I also feel a little sad right now about where I’m at: so far into the pregnancy that there is certainly no going back now (not that I’d want that, although there are some things I miss about my pre-pregnancy life) - yet not far along enough that I can meet my baby.
It’s like being stuck in an uncomfortable waiting room, for an unknown amount of time. Waiting for someone to call my name - for my body and baby to wake me up from this daze with the loud message that it’s time. Time to deliver my baby from his comfy home inside of me and bring him into this world.
My partner has repeatedly stated that the baby is not here yet, because it’s not outside of my womb. But that couldn’t be farther from my lived experience - that this baby IS here - and alive and well and kicking - right down there, on the other side of my belly!
While I could forget that I was pregnant at times earlier in the first or second trimester, there’s no forgetting anymore. The effects of this pregnancy - this human life growing inside of me - are already permanent.
Lately however one of my favorite things to do is to any activity that helps me try to forget I am pregnant - like binge watching The Walking Dead or watching porn. I feel a bit of shame admitting how addicted I seem to be to those two things at the moment - my tendency towards escapism still going strong.

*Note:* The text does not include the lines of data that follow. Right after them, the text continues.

__global__ __launch_bounds__(256) void wgrad_reduce_batch_kernel(const ReduceBatch rb) {
  __shared__ float s_pg[16][64], s_pb[16][64];
  int i = 0;
  while (i + 1 < rb.n && (int)blockIdx.x >= rb.first_block[i + 1]) ++i;
  const RovitReduceDesc& d = rb.d[i];
  const float* slab = d.ws;
  const float* colsum = d.ws + (size_t)d.splits * d.N * d.K;
  const int local = (int)blockIdx.x - rb.first_block[i];
  if (!d.gamma) {
    const int q = local * 256 + threadIdx.x;
    const int total4 = d.N * d.K / 4;
    if (q < total4) {
      const float4* sp = (const float4*)slab + q;
      float4 s = make_float4(0.f, 0.f, 0.f, 0.f);
#pragma unroll 8
      for (int j = 0; j < d.splits; ++j) {
        const float4 v = sp[(size_t)j * total4];
        s.x += v.x; s.y += v.y; s.z += v.z; s.w += v.w;
      }
      ((float4*)d.dW)[q] = s;
    }
    if (q < d.N) {
      float cb = 0.f;
#pragma unroll 8
      for (int j = 0; j < d.splits; ++j) cb += colsum[(size_t)j * d.N + q];
      d.db[q] = cb;
    }
    return;
  }
  const int kb = d.K / 64;
  const int rblk = local / kb, kblk = local - rblk * kb;
  const int r = threadIdx.x >> 4, kq = threadIdx.x & 15;
  const int n = rblk * 16 + r, k = kblk * 64 + kq * 4;
  const size_t e = (size_t)n * d.K + k;
  const size_t stride = (size_t)d.N * d.K;
  float4 G = make_float4(0.f, 0.f, 0.f, 0.f);
  float cb = 0.f;
#pragma unroll 8
  for (int j = 0; j < d.splits; ++j) {
    const float4 v = *(const float4*)(slab + (size_t)j * stride + e);
    G.x += v.x; G.y += v.y; G.z += v.z; G.w += v.w;
    cb += colsum[(size_t)j * d.N + n];
  }
  const float4 gam = *(const float4*)(d.gamma + k), bet = *(const float4*)(d.beta + k), w = *(const float4*)(d.W + e);
  *(float4*)(d.dW + e) = make_float4(fmaf(gam.x, G.x, bet.x * cb), fmaf(gam.y, G.y, bet.y * cb), fmaf(gam.z, G.z, bet.z * cb),
                                     fmaf(gam.w, G.w, bet.w * cb));
  if (kblk == 0 && kq == 0) d.db[n] = cb;
  *(float4*)&s_pg[r][kq * 4] = make_float4(w.x * G.x, w.y * G.y, w.z * G.z, w.w * G.w);
  *(float4*)&s_pb[r][kq * 4] = make_float4(w.x * cb, w.y * cb, w.z * cb, w.w * cb);
  __syncthreads();
  if (threadIdx.x < 64) {
    float sg = 0.f, sb = 0.f;
#pragma unroll
    for (int rr = 0; rr < 16; ++rr) { sg += s_pg[rr][threadIdx.x]; sb += s_pb[rr][threadIdx.x]; }
    const int slices = d.N / 16;
    float* part = d.g_scratch;
    part[(size_t)rblk * d.K + kblk * 64 + threadIdx.x] = sg;
    part[(size_t)(slices + rblk) * d.K + kblk * 64 + threadIdx.x] = sb;
  }
}

__global__ __launch_bounds__(256) void wgrad_affine_finalize_kernel(const ReduceBatch rb) {
  int i = 0;
  while (i + 1 < rb.n && (int)blockIdx.x >= rb.first_block[i + 1]) ++i;
  const RovitReduceDesc& d = rb.d[i];
  const int k = ((int)blockIdx.x - rb.first_block[i]) * 256 + threadIdx.x;
  if (k >= d.K) return;
  const float* part = d.g_scratch;
  const int slices = d.N / 16;
  float sg = 0.f, sb = 0.f;
#pragma unroll 4
  for (int sl = 0; sl < slices; ++sl) { sg += part[(size_t)sl * d.K + k]; sb += part[(size_t)(slices + sl) * d.K + k]; }
  d.dgamma[k] = sg;
  d.dbeta[k] = sb;
}

}

void rovit_set_cu_budget(int cus) { g_cu_budget = cus < 8 ? 8 : (cus > 256 ? 256 : cus); }
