namespace {
struct PlanSide { hipEvent_t ev; int32_t* h_pinned; int device; };
std::mutex g_plan_mu;
std::unordered_map<int, std::vector<PlanSide>> g_plan_free;
int plan_side_acquire(PlanSide* out) {
    int dev = 0;
    CV_HIP_CHECK(hipGetDevice(&dev));
    {
        std::lock_guard<std::mutex> lk(g_plan_mu);
        auto& pool = g_plan_free[dev];
        if (!pool.empty()) {
            *out = pool.back();
            pool.pop_back();
            return CV_OK;
        }
    }
    PlanSide p{};
    p.device = dev;
    CV_HIP_CHECK(hipEventCreateWithFlags(&p.ev, hipEventDisableTiming));
    CV_HIP_CHECK(hipHostMalloc(reinterpret_cast<void**>(&p.h_pinned), 64, hipHostMallocDefault));
    *out = p;
    return CV_OK;
}
struct PlanSideLease {
    PlanSide ps{};
    bool held = false;
    ~PlanSideLease() {
        if (!held) return;
        (void)hipEventSynchronize(ps.ev);
        std::lock_guard<std::mutex> lk(g_plan_mu);
        g_plan_free[ps.device].push_back(ps);
    }
};
}

size_t cv_sp_scene_plan_words(long long n, int stem_k, int mask_groups, long long masked_min_rows) {
    if (n <= 0 || stem_k < 1) return 0;
    const long long rows[5] = {n, n, n, n, n};
    cv_scene_maps o;
    size_t total = 0;
    scene_maps_layout(rows, stem_k, mask_groups, masked_min_rows, &o, &total);
    return total;
}

int cv_sp_scene_plan_layout(long long n, int stem_k, int mask_groups, long long masked_min_rows, cv_scene_plan_layout* out) {
    CV_REQUIRE(out && n > 0, CV_EINVAL, "bad scene plan layout arguments");
    auto up64 = [](long long v) { return (v + 63) / 64 * 64; };
    cv_scene_plan_layout& l = *out;
    l.cap = cv_sp_table_capacity(n);
    l.perm = 0, l.inv = up64(n);
    for (int i = 0; i < 5; ++i) l.coords[i] = l.inv + up64(n) + i * up64(4 * n);
    for (int i = 0; i < 5; ++i) l.vals[i] = l.coords[4] + up64(4 * n) + i * up64(l.cap);
    l.counts = l.vals[4] + up64(l.cap), l.arena = l.counts + 64;
    l.int_words = l.arena + (long long)cv_sp_scene_plan_words(n, stem_k, mask_groups, masked_min_rows);
    l.key_words = 5 * l.cap;
    l.sort_ws_bytes = cv_sp_sort_workspace_bytes(n), l.levels_ws_bytes = cv_sp_levels_workspace_bytes(n);
    return CV_OK;
}

int cv_sp_scene_plan_slots(const cv_scene_plan_layout* layout, const cv_scene_maps* offsets, const long long* level_rows,
                           long long min_rows, const int32_t* d_ibuf, const int32_t** maps, const int32_t** perms) {
    CV_REQUIRE(layout && offsets && level_rows && maps && perms, CV_EINVAL, "null pointer argument");
    const cv_scene_maps& off = *offsets;
    const int32_t* ap = d_ibuf + layout->arena;
    maps[0] = ap + off.stem;
    for (int i = 0; i < 4; ++i) maps[1 + i] = ap + off.down[i];
    for (int i = 0; i < 5; ++i) maps[5 + i] = ap + off.k3[i];
    for (int i = 0; i < 4; ++i) maps[10 + i] = ap + off.up[i];
    maps[14] = d_ibuf + layout->inv;
    for (int i = 0; i < 5; ++i) perms[i] = (off.mask_perm[i] >= 0 && level_rows[i] >= min_rows) ? ap + off.mask_perm[i] : nullptr;
    for (int i = 0; i < 4; ++i) perms[5 + i] = ap + off.up_perm[i];
    return CV_OK;
}

size_t cv_sp_scene_conv_workspace_bytes(const long long* level_rows, const int* masked, int mask_groups, int max_channels) {
    if (!level_rows || !masked) return 0;
    size_t bytes = 0;
    for (int i = 0; i < 5; ++i) {
        if (masked[i]) bytes = std::max(bytes, (size_t)4 * mask_groups * (size_t)level_rows[i] * max_channels + 256);
        bytes = std::max(bytes, cv_sp_conv_workspace_bytes(std::min<long long>(level_rows[i], 128 * 384 - 1), max_channels, 27));
    }
    return bytes;
}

I tell myself these activities are the opposite of what my more enlightened, super spiritual, hippie friends would do during pregnancy. That instead of filling my mind with filth and violence and smut, I should be meditating more, visualizing, chanting mantras and affirmations, working on my breathing techniques, and becoming a hypnobirthing expert. I’m going to be a mother after all - I should be perfect!
But like the chocolately Kellogg’s KitKat cereal I scarfed down this morning with my iced coffee, I imagine these vices are good for me in some way.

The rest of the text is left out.